Then Lenore felt that she had hold of Dorn’s arm and she was listening to Jake without understanding a word he said, while she did hear her father’s yell of command, “Line up there, you I.W.W.’s!”
Jake walked so swiftly that Lenore had to run to keep up. Dorn stumbled. He spoke incoherently. He tried to stop. At this Lenore clasped his arm and cried, “Oh, Kurt, come home with me!”
They hurried down the slope. Lenore kept looking back. The crowd appeared bunched now, with little motion. That relieved her. There was no more fighting.
Presently Dorn appeared to go more willingly. He had relaxed. “Let go, Jake,” he said. “I’m—all right—now. That arm hurts.”
“Wal, you’ll excuse me, Dorn, for handlin’ you rough.... Mebbe you don’t remember punchin’ me one when I got between you an’ Glidden?”
“Did I?... I couldn’t see, Jake,” said Dorn. His voice was weak and had a spent ring of passion in it. He did not look at Lenore, but kept his face turned toward the cowboy.
“I reckon this ’s fur enough,” rejoined Jake, halting and looking back. “No one comin’. An’ there’ll be hell to pay out there. You go on to the house with Miss Lenore.... Will you?”
“Yes,” replied Dorn.
“Rustle along, then.... An’ you, Miss Lenore, don’t you worry none about us.”
Lenore nodded and, holding Dorn’s arm closely, she walked as fast as she could down the lane.
“I—I kept your coat,” she said, “though I never thought of it—till just now.”
She was trembling all over, hot and cold by turns, afraid to look up at him, yet immensely proud of him, with a strange, sickening dread. He walked rather dejectedly now, or else bent somewhat from weakness. She stole a quick glance at his face. It was white as a sheet. Suddenly she felt something wet and warm trickle from his arm down into her hand. Blood! She shuddered, but did not lose her hold. After a faintish instant there came a change in her.
“Are you—hurt?” she asked.
“I guess—not. I don’t know,” he said.
“But the—the blood,” she faltered.
He held up his hands. His knuckles were bloody and it was impossible to tell whether from injury to them or not. But his left forearm was badly cut.
“The gun cut me.... And he bit me, too,” said Dorn. “I’m sorry you were there.... What a beastly spectacle for you!”

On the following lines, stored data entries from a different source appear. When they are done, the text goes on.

# kjedrzejewski/video-cycle_gan-upscaling

Measured on AMD Instinct MI355X. Metric: upscaled frames/s (train step, G+D fwd+bwd) at 256->512, higher is better.
Workload: dtype f32; 1 GPU; C2: make_upscaler_orig((512,512,3),k=3,x2,res=9) + PatchGAN-70, batch 8/GPU, gan2 wiring, Wasserstein + pixel-MSE, faithful 3-call step incl. predict pass; global_batch=8, frame=256x256->512x512, parallelism=dp1, launch=hipGraph replay

## Files before the change

include/vcg.h:

```cpp
#ifndef VCG_H
#define VCG_H

#include <stddef.h>
#include <stdint.h>

#ifdef __cplusplus
extern "C" {
#endif

typedef void* vcg_stream_t;

enum {
    VCG_OK = 0,
    VCG_E_NULL = -1,
    VCG_E_SHAPE = -2,
    VCG_E_UNSUPPORTED = -3,
    VCG_E_WORKSPACE = -4
};

enum { VCG_ACT_NONE = 0, VCG_ACT_LRELU = 1, VCG_ACT_PRELU = 2, VCG_ACT_TANH = 3 };
enum { VCG_NORM_BATCH = 0, VCG_NORM_INSTANCE = 1 };
enum { VCG_LOSS_MSE = 0, VCG_LOSS_MAE = 1 };
enum { VCG_HEAD_NONE = 0, VCG_HEAD_SIGMOID = 1, VCG_HEAD_LOGSIGM = 2, VCG_HEAD_TANH = 3, VCG_HEAD_BILOG = 4 };

typedef struct vcg_conv_desc {
    int32_t n, cin, h, w;
    int32_t cout, oh, ow;
    int32_t kh, kw, stride;
    int32_t pad_top, pad_left;
} vcg_conv_desc;

typedef struct vcg_epilogue {
    const float* bias;
    int32_t act;
    float act_alpha;
    const float* prelu_alpha;
    const float* residual;
} vcg_epilogue;

const char* vcg_version(void);
const char* vcg_error_string(int code);

int vcg_conv2d_fwd(const vcg_conv_desc* d, const float* x, const float* w_hwio, float* y,
                   const vcg_epilogue* ep, vcg_stream_t stream);
int vcg_conv2d_stats_records(const vcg_conv_desc* d, int stats_mode);
int vcg_conv2d_fwd_stats(const vcg_conv_desc* d, const float* x, const float* w_hwio, const float* bias, float* y, float* stats,
                         vcg_stream_t stream);
int vcg_conv2d_dgrad(const vcg_conv_desc* d, const float* dy, const float* w_hwio, const float* w_hwoi,
                     float* dx, const float* residual, vcg_stream_t stream);
int vcg_conv2d_fwd_affine(const vcg_conv_desc* d, const float* x, const float* w_hwio, float* y, const vcg_epilogue* ep, const float* scale,
                          const float* shift, vcg_stream_t stream);
size_t vcg_conv2d_wgrad_workspace_bytes(const vcg_conv_desc* d);
int vcg_conv2d_wgrad(const vcg_conv_desc* d, const float* x, const float* dy, float* dw_hwio, float* dbias,
                     void* ws, size_t ws_bytes, vcg_stream_t stream);

int vcg_conv_transpose2d_fwd(const vcg_conv_desc* d, const float* x, const float* w_hwio_t, float* y,
                             const vcg_epilogue* ep, vcg_stream_t stream);
int vcg_conv_transpose2d_dgrad(const vcg_conv_desc* d, const float* dy, const float* w_hwoi, float* dx,
                               const float* residual, vcg_stream_t stream);
size_t vcg_conv_transpose2d_wgrad_workspace_bytes(const vcg_conv_desc* d);
int vcg_conv_transpose2d_wgrad(const vcg_conv_desc* d, const float* x, const float* dy, float* dw_hwoi,
                               float* dbias, void* ws, size_t ws_bytes, vcg_stream_t stream);

int vcg_kernel_transpose(const float* src, float* dst, int taps, int a, int b, vcg_stream_t stream);

size_t vcg_norm_stats_workspace_bytes(int n, int c, int hw, int mode);
int vcg_norm_stats(const float* x, int n, int c, int hw, int mode, float* mean, float* var,
                   void* ws, size_t ws_bytes, vcg_stream_t stream);
int vcg_norm_finalize(const float* mean, const float* var, const float* gamma, const float* beta, int c,
                      int rows, float eps, float* scale, float* shift, float* invstd,
                      float* moving_mean, float* moving_var, float momentum, int unbiased_count,
                      vcg_stream_t stream);
int vcg_sum_records(const float* part, int nrec, int c, float scale, float* out, vcg_stream_t stream);
int vcg_bn_fold(const float* bias, const float* moving_mean, const float* moving_var, const float* gamma, const float* beta, int c, float eps,
                float* scale, float* shift, vcg_stream_t stream);
int vcg_bn_fold_batch(const float* const* bias, const float* const* moving_mean, const float* const* moving_var, const float* const* gamma,
                      const float* const* beta, int count, int c, float eps, float* scale, float* shift, vcg_stream_t stream);
int vcg_norm_finalize_batch(const float* const* mean, const float* const* var, const float* const* gamma, const float* const* beta, int count,
                            int c, float eps, float* scale, float* shift, vcg_stream_t stream);
int vcg_norm_finalize_partials(const float* part, int nrec, int groups, int c, double count, const float* gamma, const float* beta,
                               float eps, float* mean, float* scale, float* shift, float* invstd, float* moving_mean,
                               float* moving_var, float momentum, int unbiased_count, vcg_stream_t stream);
int vcg_norm_finalize_partials_shifted(const float* part, int nrec, int groups, int c, double count, const float* kshift, const float* gamma,
                                       const float* beta, float eps, float* mean, float* scale, float* shift, float* invstd, float* moving_mean,
                                       float* moving_var, float momentum, int unbiased_count, vcg_stream_t stream);
int vcg_norm_act_fwd(const float* x, int n, int c, int hw, const float* scale, const float* shift,
                     int per_sample, int act, float act_alpha, const float* prelu_alpha,
                     const float* residual, float* y, vcg_stream_t stream);
size_t vcg_norm_act_bwd_workspace_bytes(int n, int c, int hw, int mode);
int vcg_norm_act_bwd(const float* x, const float* dy, int n, int c, int hw, int mode,
                     const float* mean, const float* invstd, const float* gamma, const float* beta,
                     int act, float act_alpha, const float* prelu_alpha, int use_batch_stats,
                     float* dx, float* dgamma, float* dbeta, float* dprelu_alpha,
                     void* ws, size_t ws_bytes, vcg_stream_t stream);

size_t vcg_act_bwd_workspace_bytes(int n, int c, int hw);
int vcg_act_bwd(const float* saved, const float* dy, int n, int c, int hw, int act, float act_alpha,
                const float* prelu_alpha, float* dx, float* dprelu_alpha, float* dsum, void* ws, size_t ws_bytes,
                vcg_stream_t stream);
size_t vcg_channel_sum_workspace_bytes(int n, int c, int hw);
int vcg_channel_sum(const float* x, int n, int c, int hw, float* out, void* ws, size_t ws_bytes,
                    vcg_stream_t stream);

int vcg_dense_fwd(const float* x, const float* w_io, const float* bias, float* y, int batch, int in,
                  int out, vcg_stream_t stream);
int vcg_dense_dgrad(const float* dy, const float* w_io, float* dx, int batch, int in, int out,
                    vcg_stream_t stream);
int vcg_dense_wgrad(const float* x, const float* dy, float* dw_io, float* dbias, int batch, int in,
                    int out, vcg_stream_t stream);

size_t vcg_mean_reduce_workspace_bytes(size_t count);
int vcg_mean_reduce(const float* x, size_t count, float* out, void* ws, size_t ws_bytes, vcg_stream_t stream);
int vcg_pixel_loss(const float* pred, const float* target, size_t count, int kind, float grad_scale,
                   float* out, float* dpred, void* ws, size_t ws_bytes, vcg_stream_t stream);
int vcg_head_act_fwd(const float* z, float* y, size_t count, int kind, vcg_stream_t stream);
int vcg_head_act_bwd(const float* z, const float* dy, float* dz, size_t count, int kind, vcg_stream_t stream);
int vcg_gan_loss(const float* mean_a, const float* mean_b, float mean_scale, int kind, float* loss_out, float* da, size_t na,
                 float ga, float* db, size_t nb, float gb, vcg_stream_t stream);
int vcg_sigmoid_gate_fwd(const float* a, const float* m, float* y, size_t count, vcg_stream_t stream);
int vcg_sigmoid_gate_bwd(const float* a, const float* m, const float* dy, float* da, float* dm, size_t count, vcg_stream_t stream);
int vcg_atanh_scale(const float* x, float* y, size_t count, float scale, vcg_stream_t stream);
int vcg_dilate2d(const float* src, float* dst, size_t planes, int h, int w, int stride, vcg_stream_t stream);
int vcg_resize2d(const float* src, float* dst, size_t planes, int h, int w, int factor, int bilinear, vcg_stream_t stream);
int vcg_crop2d(const float* src, float* dst, size_t planes, int h, int w, int top, int left, int oh, int ow, vcg_stream_t stream);
int vcg_pad2d(const float* src, float* dst, size_t planes, int h, int w, int top, int left, int oh, int ow, vcg_stream_t stream);
int vcg_copy_channels(const float* src, float* dst, int n, int c_src, int c_src_off, int c_dst, int c_dst_off, int c_count, size_t hw,
                      vcg_stream_t stream);
int vcg_dropout_fwd(const float* x, float* y, unsigned char* mask, size_t count, float rate, unsigned long long seed,
                    const unsigned long long* step, vcg_stream_t stream);
int vcg_dropout_bwd(const float* dy, const unsigned char* mask, float* dx, size_t count, float rate, vcg_stream_t stream);
int vcg_counter_inc(unsigned long long* counter, vcg_stream_t stream);
int vcg_fill(float* y, size_t count, float value, vcg_stream_t stream);
int vcg_axpby(const float* x, float* y, size_t count, float a, float b, vcg_stream_t stream);

int vcg_maxpool2x2_fwd(const float* x, float* y, int n, int c, int h, int w, vcg_stream_t stream);
int vcg_maxpool2x2_bwd(const float* x, const float* dy, float* dx, int n, int c, int h, int w, vcg_stream_t stream);

int vcg_adam_keras_multi(float* p, const float* g, float* m, float* v, size_t count, float lr_t,
                         float beta_1, float beta_2, float eps, float grad_scale, vcg_stream_t stream);

int vcg_adam_keras_multi_dev(float* p, const float* g, float* m, float* v, size_t count, float lr,
                             float beta_1, float beta_2, float eps, float grad_scale, int* t_dev, vcg_stream_t stream);

int vcg_frames_u8_to_nchw(const uint8_t* src, float* dst, int n, int h, int w, int c, vcg_stream_t stream);
int vcg_nchw_to_frames_u8(const float* src, uint8_t* dst, int n, int h, int w, int c, vcg_stream_t stream);
int vcg_nhwc_to_nchw(const float* src, float* dst, int n, int h, int w, int c, vcg_stream_t stream);
int vcg_nchw_to_nhwc(const float* src, float* dst, int n, int h, int w, int c, vcg_stream_t stream);


typedef struct vcg_epilogue_bf16 {
    const void* scale;
    const void* shift;
    int32_t act;
    float act_alpha;
    const void* prelu_alpha;
    const void* residual;
    void* stats;
    int32_t stats_mode;
} vcg_epilogue_bf16;
#define VCG_STATS_NONE 0
#define VCG_STATS_BATCH 1
#define VCG_STATS_INSTANCE 2

int vcg_pack_conv_kernel_bf16(const void* w, int32_t taps, int32_t a, int32_t b, int32_t transpose, int32_t flip, void* out,
                              hipStream_t stream);

int vcg_pack_conv3x3_c64_bf16_batch(const void* const* w_host_array, int32_t count, void* out, hipStream_t stream);
int vcg_f32_nchw_to_bf16_nhwc(const void* x, void* y, int32_t n, int32_t c, int32_t h, int32_t w, hipStream_t stream);
int vcg_bf16_nhwc_to_f32_nchw(const void* x, void* y, int32_t n, int32_t c, int32_t h, int32_t w, hipStream_t stream);

int vcg_conv2d_bf16_fwd(const vcg_conv_desc* d, const void* x, const void* w_packed, void* y, const vcg_epilogue_bf16* ep,
                        hipStream_t stream);
int vcg_conv2d_bf16_stats_records(const vcg_conv_desc* d, int32_t stats_mode);

int vcg_conv_transpose2d_bf16_fwd(const vcg_conv_desc* d, const void* x, const void* w_packed, void* y, const vcg_epilogue_bf16* ep,
                                  hipStream_t stream);

#define VCG_FINAL9X9_WFRAG_BYTES ((4 * 9 * 4 * 64 + 4) * 16)
int vcg_pack_final9x9_bf16(const void* w, void* out, hipStream_t stream);
int vcg_conv9x9_to3_bf16_fwd(const vcg_conv_desc* d, const void* x, const void* wfrag, const void* bias, int32_t tanh_act, void* y,
                             hipStream_t stream);
size_t vcg_conv9x9_to3_bf16_wfrag_bytes(int32_t cin);
int vcg_pack_conv9x9_to3_bf16(const void* w, int32_t cin, void* out, hipStream_t stream);
#define VCG_OUT_F32_NCHW 0
#define VCG_OUT_U8_NHWC 1
int vcg_conv9x9_to3_bf16_fwd_window(const vcg_conv_desc* d, const void* x, const void* wfrag, const void* bias, int32_t tanh_act,
                                    int32_t out_kind, void* y, int32_t row0, int32_t rows, int32_t y_row0, int32_t y_h, hipStream_t stream);
size_t vcg_conv9x9_c64to3_bf16_wfrag_bytes(void);
int vcg_pack_conv9x9_c64to3_bf16(const void* w, void* out, hipStream_t stream);
int vcg_conv9x9_c64to3_bf16_fwd(const vcg_conv_desc* d, const void* x, const void* wfrag, const void* bias, int32_t tanh_act, void* y,
                                hipStream_t stream);
int vcg_conv9x9_c64to3_bf16_fwd_window(const vcg_conv_desc* d, const void* x, const void* wfrag, const void* bias, int32_t tanh_act,
                                       int32_t out_kind, void* y, int32_t row0, int32_t rows, int32_t y_row0, int32_t y_h, hipStream_t stream);

#define VCG_FIRST9X9_WFRAG_BYTES (27 * 64 * 2 * 16)
int vcg_pack_first9x9_bf16(const void* w, void* out, hipStream_t stream);
int vcg_pack_conv9x9_3ch_bf16(const void* w, int32_t cout, int32_t dgrad, void* out, hipStream_t stream);
int vcg_conv9x9_to3_bf16_dgrad(const vcg_conv_desc* d, const void* dy, const void* wfrag, const void* y_prev, float lrelu_slope, void* dx,
                               hipStream_t stream);
int vcg_conv9x9_to3_bf16_dgrad_chsum_records(const vcg_conv_desc* d);
int vcg_conv9x9_to3_bf16_dgrad_chsum(const vcg_conv_desc* d, const void* dy, const void* wfrag, const void* y_prev, float lrelu_slope, void* dx,
                                     float* records, hipStream_t stream);
int vcg_conv9x9_from3_bf16_fwd(const vcg_conv_desc* d, const void* x, const void* wfrag, const void* bias, const void* prelu_alpha,
                               void* y, hipStream_t stream);
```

“Never mind me,” she murmured. “I’m all right now!... But, oh!—”
She broke off eloquently.
“Was it you who had the cowboys pull me off him? Jake said, as he broke me loose, ‘For Miss Lenore’s sake!’”
“It was dad who sent them. But I begged him to.”
“That was Glidden, the I.W.W. agitator and German agent.... He—just the same as murdered my father.... He burned my wheat—lost my all!”
“Yes, I—I know, Kurt,” whispered Lenore.